STEPH: Good morning everybody, I hope everyone
can hear me ok, I’m Steph from Simply Rhino I’d like to welcome you to the fith webinar
in series of six webinars focused on the use of V-Ray 2.0 for Rhino. In today’s webinar the importance of choosing
the correct GI soultion will be examined. Together with using a few V-Ray presets that
make setting up a scene like this more straightforward. maximising the available daylight and controlling
the horizontal illumination will be demonstrated, alongside the cotrol of exposure, and the
physical camera. additional illumination using rectangular
lights and IES lights will also be covered. The Webinar should last approximately 30 minutes
and our presenter is Phil Cook, Phil is an experienced product design professional
and senior trainer here at Simply Rhino, the sixth webinar in this series, in which
we will look at HDR light studo in V-Ray, is on Wednesday the 3rd December more details on that are on the webinar series
page of the Simply Rhino website, registration will open soon. This webinar is being recorded, so you can
watch it again, it will be posted on youtube channel, and link to that is available on our dedicated
webinar page, again on the Simply Rhino Website. as we progress through the presentation today
please do type any questions you may have and send to us, you may have an answer directly within the
chat or it may be shared with the group later. there will be an official Q&A session following
the software presentation. lastly, a quick thank you to Chaos Group,
Scan computers, and PNY for their assistance in presenting these webinars. That’s all from me for now, I’m going to hand
you over to Phil for the presentation. Phil, over to you. PHIL: Thank you, Morning everybody!

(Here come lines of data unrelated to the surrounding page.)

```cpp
static int run_class_parallel(fig_ctx *ctx, const fig_ctx::Cls &c, FigLane &ln, const FigKnobs &knobs) {
    FigDevBatch db = ctx->db;
    db.queue_head = ln.queue_head; db.scratch = ln.scratch;
    hipStream_t stream = ln.stream;
    hipSetDevice(ctx->device);
    int nl = 0;
    hipError_t e;
    auto fail = [&](hipError_t er) { ctx->last_hip = (int)er; return -1; };
    const int capacity = std::max(1, c.capacity);
    auto launch = [&](FigKind kind, int n_work, const void *list) {
        hipError_t er = launch_any(ctx, c, db, stream, kind, std::min(capacity, n_work), list, n_work, ln.qsel);
        ln.qsel ^= 1; nl++;
        return er;
    };
    if ((e = launch(FIG_K_BEGIN, c.c.q_end - c.c.q_begin, nullptr)) != hipSuccess) return fail(e);
    FigGapCtl *ctl = ln.h_ctl;
    const size_t ctl_bytes = (size_t)ctx->n_gaps * sizeof(FigGapCtl);
    const std::vector<int> ids(ctx->h_order.begin() + c.c.q_begin, ctx->h_order.begin() + c.c.q_end);
    FigRound R;
    auto now = [] { return std::chrono::duration<double, std::milli>(std::chrono::steady_clock::now().time_since_epoch()).count(); };
    const double t_start = now();
    double t_prev = now(); int round = 0, last_items = 0, last_active = 0, last_chunk = 0, n_active_max = 0;
    while (true) {
        if ((e = hipMemcpyAsync(ctl, db.gapctl, ctl_bytes, hipMemcpyDeviceToHost, stream)) != hipSuccess) return fail(e);
        if ((e = hipStreamSynchronize(stream)) != hipSuccess) return fail(e);
        fig_plan_round(ids, ctl, capacity, c.c.nsplit, ctx->nslots, knobs.minc, knobs.ipw, n_active_max, R);
        if (knobs.log) { double t = now(); fprintf(stderr, "[figsched] capG=%d round %d: active=%d chunk=%d items=%d blocks=%d  %.1f ms\n", c.c.capG, round, last_active, last_chunk, last_items, capacity, t - t_prev); t_prev = t; }
        round++;
        if (R.n_active == 0) break;
        if (ln.cap < R.items.size() || ln.cap < R.entries.size()) return fail(hipErrorOutOfMemory);
        const int n_items = (int)R.items.size(), n_ent = (int)R.entries.size();
        const size_t items_bytes = R.items.size() * sizeof(FigItem), ent_bytes = R.entries.size() * sizeof(FigEntry);
        last_items = n_items; last_active = R.n_active; last_chunk = R.chunk;
        if (n_items > 0) {
            memcpy(ln.h_items, R.items.data(), items_bytes);
            if ((e = hipMemcpyAsync(ln.d_items, ln.h_items, items_bytes, hipMemcpyHostToDevice, stream)) != hipSuccess) return fail(e);
            if ((e = launch(FIG_K_EVAL, n_items, ln.d_items)) != hipSuccess) return fail(e);
        }
        memcpy(ln.h_entries, R.entries.data(), ent_bytes);
        if ((e = hipMemcpyAsync(ln.d_entries, ln.h_entries, ent_bytes, hipMemcpyHostToDevice, stream)) != hipSuccess) return fail(e);
        hipLaunchKernelGGL(fig_replay_kernel, dim3(n_ent), dim3(64), sizeof(FigState) + 64, stream, ctx->dm, db, (const int4 *)ln.d_entries, n_ent);
        if ((e = hipGetLastError()) != hipSuccess) return fail(e);
        nl++;
    }
    std::vector<int> endlist;
    for (int g : ids) if (ctl[g].status == FIG_GAP_LOOP_DONE) endlist.push_back(g);
    if (!endlist.empty()) {
        if ((e = hipStreamSynchronize(stream)) != hipSuccess) return fail(e);
        memcpy(ln.h_items, endlist.data(), endlist.size() * sizeof(int));
        if ((e = hipMemcpyAsync(ln.d_items, ln.h_items, endlist.size() * sizeof(int), hipMemcpyHostToDevice, stream)) != hipSuccess) return fail(e);
        if ((e = launch(FIG_K_END, (int)endlist.size(), ln.d_items)) != hipSuccess) return fail(e);
        if (knobs.log) { const double t0 = now(); hipStreamSynchronize(stream); fprintf(stderr, "[figsched] capG=%d end kernel: %d gaps, %.1f ms (lane done at %.1f ms since its first round)\n", c.c.capG, (int)endlist.size(), now() - t0, now() - t_start); }
    }
    return nl;
}

extern "C" int fig_fill_resident(fig_ctx *ctx, fig_gap_results *out) { return fig_fill_resident_ex(ctx, out, nullptr); }

extern "C" int fig_fill_resident_ex(fig_ctx *ctx, fig_gap_results *out, const fig_gap_support *sup) {
    if (!ctx || !out || !ctx->have_batch) return FIG_EINVAL;
    if (!out->filled_len || !out->gaptofill || !out->str_off || (!out->str && ctx->str_total > 0)) return FIG_EINVAL;
    if (sup && (!sup->counts || !sup->origin)) return FIG_EINVAL;
    hipSetDevice(ctx->device);
    int64_t ng = ctx->n_gaps;
    FigDevBatch &db = ctx->db;
    FigTmpBufs tmp;
    std::vector<int32_t> hsup(sup ? (size_t)ctx->str_total * 5 : 0);
    const std::vector<FigPlane> planes = fig_fill_planes(db, ctx->n_ureads + ctx->n_preads, ctx->str_total, out, sup, hsup.data());
    auto clear = [&](void *p, int v, size_t n) { return n ? hipMemsetAsync(p, v, n, ctx->stream) : hipSuccess; };
    auto fetch = [&](void *dst, const void *src, size_t n) { return n ? hipMemcpyAsync(dst, src, n, hipMemcpyDeviceToHost, ctx->stream) : hipSuccess; };
    for (const FigPlane &pl : planes) {
        if (!(*pl.dev = tmp.alloc(pl.bytes))) return FIG_ENOMEM;
        if (pl.fill >= 0) FIG_HIP(clear(*pl.dev, pl.fill, pl.bytes));
    }
    FIG_HIP(clear(db.counters, 0, FIG_CNT_N * sizeof(unsigned long long)));
    FIG_HIP(clear(db.queue_head, 0, 64 * (ctx->classes.size() + 1)));
    for (auto &l : ctx->lanes) l.qsel = 0;
    FIG_HIP(clear(db.filled_len, 0, (size_t)std::max<int64_t>(ng, 1) * 4));
    FIG_HIP(clear(db.gaptofill, 0, (size_t)std::max<int64_t>(ng, 1) * 4));
    FIG_HIP(clear(db.str, 'N', (size_t)ctx->str_total));
    FIG_HIP(clear(db.gapctl, 0, (size_t)std::max<int64_t>(ng, 1) * sizeof(FigGapCtl)));
    FIG_HIP(hipEventRecord(ctx->ev0, ctx->stream));
    int nl = 0;
    const FigKnobs knobs = fig_knobs_from_env(ctx->dm.unmapped);
    if (knobs.seq) {
        for (const fig_ctx::Cls &c : ctx->classes) {
            FIG_HIP(clear(db.queue_head, 0, 4));
            FIG_HIP(launch_any(ctx, c, db, ctx->stream, FIG_K_FILL, c.blocks, nullptr, 0));
            nl++;
        }
    } else {
        const size_t nc = ctx->classes.size();
        std::vector<int> rcs(nc, 0);
        for (size_t ci = 0; ci < nc; ci++) FIG_HIP(hipStreamWaitEvent(ctx->lanes[ci].stream, ctx->ev0, 0));
        if (nc <= 1 || knobs.lanes_serial) {
            for (size_t ci = 0; ci < nc; ci++) rcs[ci] = run_class_parallel(ctx, ctx->classes[ci], ctx->lanes[ci], knobs);
        } else {
            std::vector<std::thread> th;
            for (size_t ci = 0; ci < nc; ci++) th.emplace_back([&, ci] { rcs[ci] = run_class_parallel(ctx, ctx->classes[ci], ctx->lanes[ci], knobs); });
            for (auto &t : th) t.join();
        }
        for (size_t ci = 0; ci < nc; ci++) {
            if (rcs[ci] < 0) { hipDeviceSynchronize(); return FIG_EHIP; }
            nl += rcs[ci];
            FIG_HIP(hipEventRecord(ctx->lanes[ci].done, ctx->lanes[ci].stream));
            FIG_HIP(hipStreamWaitEvent(ctx->stream, ctx->lanes[ci].done, 0));
        }
// ... 200 lines not shown
```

MY names Phil, from Simply Rhino, in Todays webinar we’re going to look at setting
up an architetual interior scene. for those of you that ave watched earlier
webinars, you may remember that we gave a quick description of how light is calculated, not only inside of V-Ray but in a real life
situation. so just to recap on that, we have the concept
of direct light, which can either come from the sun or from a studio light source, and then the light that bounces around after
the direct light, is known as indirect illumination. and V-Ray breaks the indirect illumination
down into two seperate calculations, those being the primary bounces of illumination
that we can see here, and the secondary bounces of illuminaion that
we can see now. so that first bounce of indirect illumination
is pretty much all you need in a well lit scene, not all you need but it contributes to the
majority of the global illumination in a well lit scene. where we have a scene that is less well lit,
such as a typical interior scene, then we are more reliant on those secondary bounces
of illumination. so heres a well lit studio scene where we’re
rendering both primary and secondary bounces, and here the same scene without the secondary
bounces, so you can see there is a difference, but
theres very little difference, and indeed, if we turn the indirect illumination
off completley, we still get a good amount of illumination, just with the direct illumination. however, if we were to look at an interior
scene, heres an interior scene which is a very rough
render, but it just shows primary and secondary bounces
being rendered here, if we were to remove to secondary bounces
we’d see that we have very little illumination in the scene at all. if we were to use the same render setup that
we may use in an interior scene, you’d see that we get alot of noise in the
render, and we dont capture an awful lot of the indirect illumination. so theres a particular setup we sugest to
use when working with an interior scene. so, lets just look at our Rhino model to start
with, and what i’d like to say about the Rhino model
is, when you’re rendering, or moddelling an interior,
the idea is that you want to model the interior as corectly as possible, so in this case we have a closed volume, and
we only have appetures to let light in, where the windows or doors, or openings in
the buildint are, so dont get into the trap of removing walls
or cielings to let light in becasue the results wont be physically correct. so, just going to return to my named view
here, and I’m going to start with default settings. here we have a scene where we have some materials
applied, and if i was to first of al go to my V-Ray
options and go through some basic setup here, so im going to load the default settings,
I’m going to just uncheck ‘Override outputt’ so that i can render out my viewport size, and to save abit of time I’ll just show the
sort of visual look we would get at default settings, you can see it’s pretty dark, quite alot of
noise coming off the materials, and you just see through the windows here,
the enviroment which in the service release V-Ray 2.0 is
a HDR or an EXR image. ok so, one of the best ways of lighting an
interior scene is too make the most use of the available daylight or enviromental light, and another thing that vastly speeds up our
setup is to go into our global switches here and check override materials with a basic
greyscale colour, so that we can take materials out of the equasion and allow us to concentrate souley on lighting. so im going to add first of all a V-Ray sun, I’m actually going to use the V-Ray sun object
here rather than the Rhino sunlight, so our Rhino sun is turned of for the moment. if you remember the last webinar, we looked
at using the Rhino document sun or the V-Ray sun, so here we’re using the V-Ray sun, this brings
up the V-Ray sun angle calculator. and im going to pick, wellington, New Zealand,
and im ging to put this to about half two in the middle of august, ‘OK’ this, the cursor changes to a crosshair
and we’re asked to position the sun. so we have the direct light symbol here which
is the visual representation of the V-Ray sun. so the next thing we need to do is to load
this into our enviroment, so we need to load this into two slots, thats
the skylight and the background. so, we change the texture here to ‘TexSky’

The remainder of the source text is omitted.